bool orb_plan_resize_blur(const Plan& P, int L, const uint32_t* xp, size_t nx, const uint32_t* yp, size_t ny, int margin, int blur_margin) {
    const LevelInfo& s = P.lv[L - 1];
    const LevelInfo& d = P.lv[L];
    const int bm = blur_margin, org = resize_org(d, margin);
    if (bm < 0 || (bm & 3)) return false;
    const int gx = (d.w - 2 * org + RS_TW - 1) / RS_TW, gy = (d.h - 2 * org + RS_TH - 1) / RS_TH;
    if (gx < 1 || gy < 1 || (size_t)(org + gx * RS_TW + 1) > nx || (size_t)(org + gy * RS_TH + 1) > ny) return false;
    for (int by = 0; by < gy; by++) {
        const int ty0 = org + by * RS_TH;
        const uint32_t ey1 = yp[ty0 + RS_TH - 1];
        const int sy0 = (int)(yp[ty0] & 0x7FFFu), sy1 = (int)(ey1 & 0x7FFFu) + (int)((ey1 >> 15) & 1u);
        const int r0 = by == 0 ? bm : sy0, r1 = by == gy - 1 ? s.h - bm : (int)(yp[ty0 + RS_TH] & 0x7FFFu);
        const int wy0 = std::min(r0 - 3, sy0), wy1 = std::max(r1 + 3, sy1 + 1);
// ... 612 lines not shown
                }
            }
        }
    }
    __syncthreads();
    const int N1 = a_lds ? replay::wg_retain_best<NT, uint32_t>(s_A, N, 2 * lv.quota, P.select_order, a_rpos, a_bl, tid, &s_ws)
                         : replay::wg_retain_best<NT, uint32_t>(gA, N, 2 * lv.quota, P.select_order, g_rpos, g_bl, tid, &s_ws);
    const size_t b_off = a_lds ? (((size_t)N1 * 4 + 15) & ~(size_t)15) : 0;
    const bool b_lds = b_off + sel_need_bytes(N1, 8) <= (size_t)buf_bytes;
    uint64_t* s_B = (uint64_t*)(s_buf + b_off);
    uint16_t* b_rpos = (uint16_t*)((uint8_t*)s_B + (size_t)N1 * 8);
    unsigned long long* b_bl = (unsigned long long*)((uint8_t*)b_rpos + ((((size_t)N1 / 2 + 1) * 2 + 7) & ~(size_t)7));
    const uint8_t* img = level_ptr(P, L, gray, pyr, frame);
    FinalKp* fin = fin_all + (size_t)frame * P.fin_stride + lv.fin_off;
    if (a_lds && b_lds) select_harris<NT>(P, lv, img, s_A, s_B, N1, b_rpos, b_bl, fin, fin_cnt_out, flags, &s_ws, s_hw, L);
    else if (a_lds) select_harris<NT>(P, lv, img, s_A, gB, N1, g_rpos, g_bl, fin, fin_cnt_out, flags, &s_ws, s_hw, L);
    else if (b_lds) select_harris<NT>(P, lv, img, gA, s_B, N1, b_rpos, b_bl, fin, fin_cnt_out, flags, &s_ws, s_hw, L);
    else select_harris<NT>(P, lv, img, gA, gB, N1, g_rpos, g_bl, fin, fin_cnt_out, flags, &s_ws, s_hw, L);
}

int orb_launch_select(mo_ctx* c, const uint8_t* d_gray, int batch, int level_lo, int level_hi) {
    const Plan& P = c->plan;
    level_lo = std::max(level_lo, 0); level_hi = std::min(level_hi, P.nlevels);
    if (level_lo >= level_hi) return MO_OK;
    const size_t pref_bytes = (((size_t)c->pb.max_strips + 1) * sizeof(int) + 15) & ~(size_t)15;
    const size_t attr_bytes = SEL_BUF_BYTES + ((((size_t)SEL_MAXSTRIPS + 1) * sizeof(int) + 15) & ~(size_t)15);
    int rc;
    if ((rc = mo_raise_dyn_lds(c, (const void*)k_select<SEL_THREADS>, (int)attr_bytes)) ||
        (rc = mo_raise_dyn_lds(c, (const void*)k_select<SEL_THREADS_LATENCY>, (int)attr_bytes)))
        return rc;
    const dim3 grid(batch, level_hi - level_lo);
    if (batch <= 2)
        hipLaunchKernelGGL(k_select<SEL_THREADS_LATENCY>, grid, dim3(SEL_THREADS_LATENCY), SEL_BUF_BYTES + pref_bytes, c->stream, P, d_gray, c->pb.d_pyr, c->pb.d_cand,
                           c->pb.d_strip_cnt, c->pb.d_scratch, c->pb.scratch_stride, c->pb.d_fin, c->pb.d_fin_cnt, c->flags_cur, level_lo, SEL_BUF_BYTES, c->pb.d_dtodo);
    else
        hipLaunchKernelGGL(k_select<SEL_THREADS>, grid, dim3(SEL_THREADS), SEL_BUF_BYTES + pref_bytes, c->stream, P, d_gray, c->pb.d_pyr, c->pb.d_cand,
                           c->pb.d_strip_cnt, c->pb.d_scratch, c->pb.scratch_stride, c->pb.d_fin, c->pb.d_fin_cnt, c->flags_cur, level_lo, SEL_BUF_BYTES, c->pb.d_dtodo);
    HIPCHK(c, hipGetLastError());
    return MO_OK;
}

__global__ __launch_bounds__(SEL_THREADS) void k_retain_probe(const float* resp, int n, int n_points, int order, uint64_t* rec,
                                                              uint16_t* rpos, unsigned long long* bl, int32_t* out, int* nout) {
    __shared__ replay::WgScratch<SEL_THREADS> s_ws;
    for (int i = threadIdx.x; i < n; i += SEL_THREADS) rec[i] = ((uint64_t)__float_as_uint(resp[i]) << 32) | (uint32_t)i;
    __syncthreads();
    int keep = replay::wg_retain_best<SEL_THREADS, uint64_t>(rec, n, n_points, order, rpos, bl, threadIdx.x, &s_ws);
    __syncthreads();
    for (int i = threadIdx.x; i < keep; i += SEL_THREADS) out[i] = (int32_t)(rec[i] & 0xFFFFFFFFu);
    if (threadIdx.x == 0) *nout = keep;
}

int orb_launch_retain_probe(mo_ctx* c, const float* d_resp, int n, int n_points, int order, int32_t* d_order, int* d_nout) {
    size_t nn = (size_t)std::max(n, 1);
    size_t rec_b = nn * sizeof(uint64_t), rpos_b = ((nn / 2 + 4) * 2 + 7) & ~(size_t)7, bl_b = (nn / 64 + 8) * 8;
    int rc = c->d_tmp.reserve_exact(c, rec_b + rpos_b + bl_b);
    if (rc) return rc;
    uint8_t* b = c->d_tmp;
    hipLaunchKernelGGL(k_retain_probe, dim3(1), dim3(SEL_THREADS), 0, c->stream, d_resp, n, n_points, order, (uint64_t*)b,
                       (uint16_t*)(b + rec_b), (unsigned long long*)(b + rec_b + rpos_b), d_order, d_nout);
    HIPCHK(c, hipGetLastError());
    return MO_OK;
}

__device__ __forceinline__ float fast_atan2_deg(float y, float x) {
    const float p1 = 0.9997878412794807f * (float)(180 / 3.14159265358979323846);
    const float p3 = -0.3258083974640975f * (float)(180 / 3.14159265358979323846);
    const float p5 = 0.1555786518463281f * (float)(180 / 3.14159265358979323846);
    const float p7 = -0.04432655554792128f * (float)(180 / 3.14159265358979323846);
    float ax = fabsf(x), ay = fabsf(y);
    float a, c, c2;
    if (ax >= ay) {
        c = ay / (ax + (float)2.2204460492503131e-16);
        c2 = c * c;
        a = (((p7 * c2 + p5) * c2 + p3) * c2 + p1) * c;
    } else {
        c = ax / (ay + (float)2.2204460492503131e-16);
        c2 = c * c;
        a = 90.f - (((p7 * c2 + p5) * c2 + p3) * c2 + p1) * c;
    }
    if (x < 0) a = 180.f - a;
    if (y < 0) a = 360.f - a;
    return a;
}

__device__ __forceinline__ int wave_sum(int v) {
#pragma unroll
    for (int o = 32; o > 0; o >>= 1) v += __shfl_xor(v, o, 64);
    return v;
}

template <bool BOUNDS>
__device__ __forceinline__ void rbrief_wave(const uint8_t* blur, int bpitch, const uint8_t* raw, int rpitch, int lw, int lh,
                                            int cx, int cy, float angle_deg, uint8_t* desc, int lane) {
    float angle = angle_deg;
    angle *= (float)(3.14159265358979323846 / 180.f);
    double sd, cd;
    sincos((double)angle, &sd, &cd);
    float a = (float)cd, b = (float)sd;
    unsigned nib = 0;
#pragma unroll
    for (int k = 0; k < 4; k++) {
        const int8_t* pt = &c_pattern[(lane * 4 + k) * 4];
        float fx0 = (float)pt[0], fy0 = (float)pt[1], fx1 = (float)pt[2], fy1 = (float)pt[3];
        int ix0 = __float2int_rn(fx0 * a - fy0 * b), iy0 = __float2int_rn(fx0 * b + fy0 * a);
        int ix1 = __float2int_rn(fx1 * a - fy1 * b), iy1 = __float2int_rn(fx1 * b + fy1 * a);
        int x0 = cx + ix0, y0 = cy + iy0, x1 = cx + ix1, y1 = cy + iy1;
        int t0, t1;
        if (BOUNDS) {
            t0 = (x0 >= 0 && x0 < lw && y0 >= 0 && y0 < lh) ? blur[(size_t)y0 * bpitch + x0]
                                                           : raw[(size_t)reflect101(y0, lh) * rpitch + reflect101(x0, lw)];
            t1 = (x1 >= 0 && x1 < lw && y1 >= 0 && y1 < lh) ? blur[(size_t)y1 * bpitch + x1]
                                                           : raw[(size_t)reflect101(y1, lh) * rpitch + reflect101(x1, lw)];
        } else {
            t0 = blur[(size_t)y0 * bpitch + x0];
            t1 = blur[(size_t)y1 * bpitch + x1];
        }
        nib |= (t0 < t1 ? 1u : 0u) << k;
    }
    unsigned hi = __shfl_down(nib, 1, 64);
    if ((lane & 1) == 0) desc[lane >> 1] = (uint8_t)(nib | (hi << 4));
}

#define DG 16

__device__ __forceinline__ int group_sum(int v) {
#pragma unroll
    for (int o = DG / 2; o > 0; o >>= 1) v += __shfl_xor(v, o, 64);
    return v;
}

typedef const __attribute__((address_space(3))) uint8_t lds_cu8;
__device__ __forceinline__ uint16_t rbrief_u16_lds(uint32_t lds_base, int ppitch, float a, float b, const float4* pat, int gl) {
    const uint32_t base = lds_base - 0x4B400000u - 0x400000u * (uint32_t)ppitch;
    uint32_t val = 0;
#ifndef RB_UNROLL
#define RB_UNROLL 16
#endif
#pragma unroll 1
    for (int k0 = 16 - RB_UNROLL; k0 >= 0; k0 -= RB_UNROLL) {
#pragma unroll
        for (int kk = RB_UNROLL - 1; kk >= 0; kk--) {
            const float4 pt = pat[(k0 + kk) * DG + gl];
            const int jx0 = __float_as_int((pt.x * a - pt.y * b) + 12582912.f), jy0 = __float_as_int((pt.x * b + pt.y * a) + 12582912.f);
            const int jx1 = __float_as_int((pt.z * a - pt.w * b) + 12582912.f), jy1 = __float_as_int((pt.z * b + pt.w * a) + 12582912.f);
            const uint32_t a0 = (uint32_t)__mul24(jy0, ppitch) + (base + (uint32_t)jx0), a1 = (uint32_t)__mul24(jy1, ppitch) + (base + (uint32_t)jx1);
            const int t0 = *(lds_cu8*)(uintptr_t)a0, t1 = *(lds_cu8*)(uintptr_t)a1;
            val = __builtin_amdgcn_alignbit(val, (uint32_t)(t0 - t1), 31);
        }
    }
    return (uint16_t)val;
}

#define DT_RAW_P ((DT_W + 30 + 7 + 7) & ~7)
#define DT_RAW_ROWS (DT_H + 30)
#define DT_BLR_P ((DT_W + 38 + 7 + 7) & ~7)
#define DT_BLR_ROWS (DT_H + 38)
#ifndef DT_NT
#define DT_NT 256
#endif
#ifdef DT_WAVES
#define DT_WAVES_ATTR __attribute__((amdgpu_waves_per_eu(DT_WAVES, 8)))
#else
#define DT_WAVES_ATTR
#endif
#define DT_CHUNK 512
#define DT_LIST (DT_NT > 160 ? DT_NT : 160)
#define DT_RAW_LD ((DT_RAW_ROWS * (DT_RAW_P / 8) + DT_NT - 1) / DT_NT)
#define DT_BLR_LD ((DT_BLR_ROWS * (DT_BLR_P / 8) + DT_NT - 1) / DT_NT)

template <int NROWS, int NQ, int NLD>
__device__ __forceinline__ void tile_issue(const uint8_t* img, int pitch, int h, int ry0, int cx_al, int tid, uint2 (&v)[NLD]) {
    const int last_q = (pitch >> 3) - 1;
#pragma unroll
    for (int u = 0; u < NLD; u++) {
        const int t = min(tid + u * DT_NT, NROWS * NQ - 1), r = t / NQ, c = t - r * NQ;
        const int y = min(max(ry0 + r, 0), h - 1), q = min(max((cx_al >> 3) + c, 0), last_q);
        v[u] = ((const uint2*)(img + (size_t)y * pitch))[q];
    }
}
template <int NROWS, int NQ, int NLD>
__device__ __forceinline__ void tile_store(uint8_t* lds, int tid, const uint2 (&v)[NLD]) {
#pragma unroll
    for (int u = 0; u < NLD; u++) {
        const int t = tid + u * DT_NT, r = t / NQ, c = t - r * NQ;
        if (t < NROWS * NQ) *(uint2*)(lds + r * (NQ * 8) + 8 * c) = v[u];
    }
}
__device__ __forceinline__ void tile_load_bytes(const uint8_t* img, int pitch, int w, int h, int ry0, int nrows, int cx0, int lp, uint8_t* lds, int tid) {
    for (int i = tid; i < nrows * lp; i += DT_NT) {
        const int r = i / lp, c = i - r * lp;
        const int y = min(max(ry0 + r, 0), h - 1), x = min(max(cx0 + c, 0), w - 1);
        lds[i] = img[(size_t)y * pitch + x];
    }
}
+ + + + + + +
Task instructions:
Within the listing above, tally the lines where the word "rpitch" occurs and write only the total.

Result of the task:
3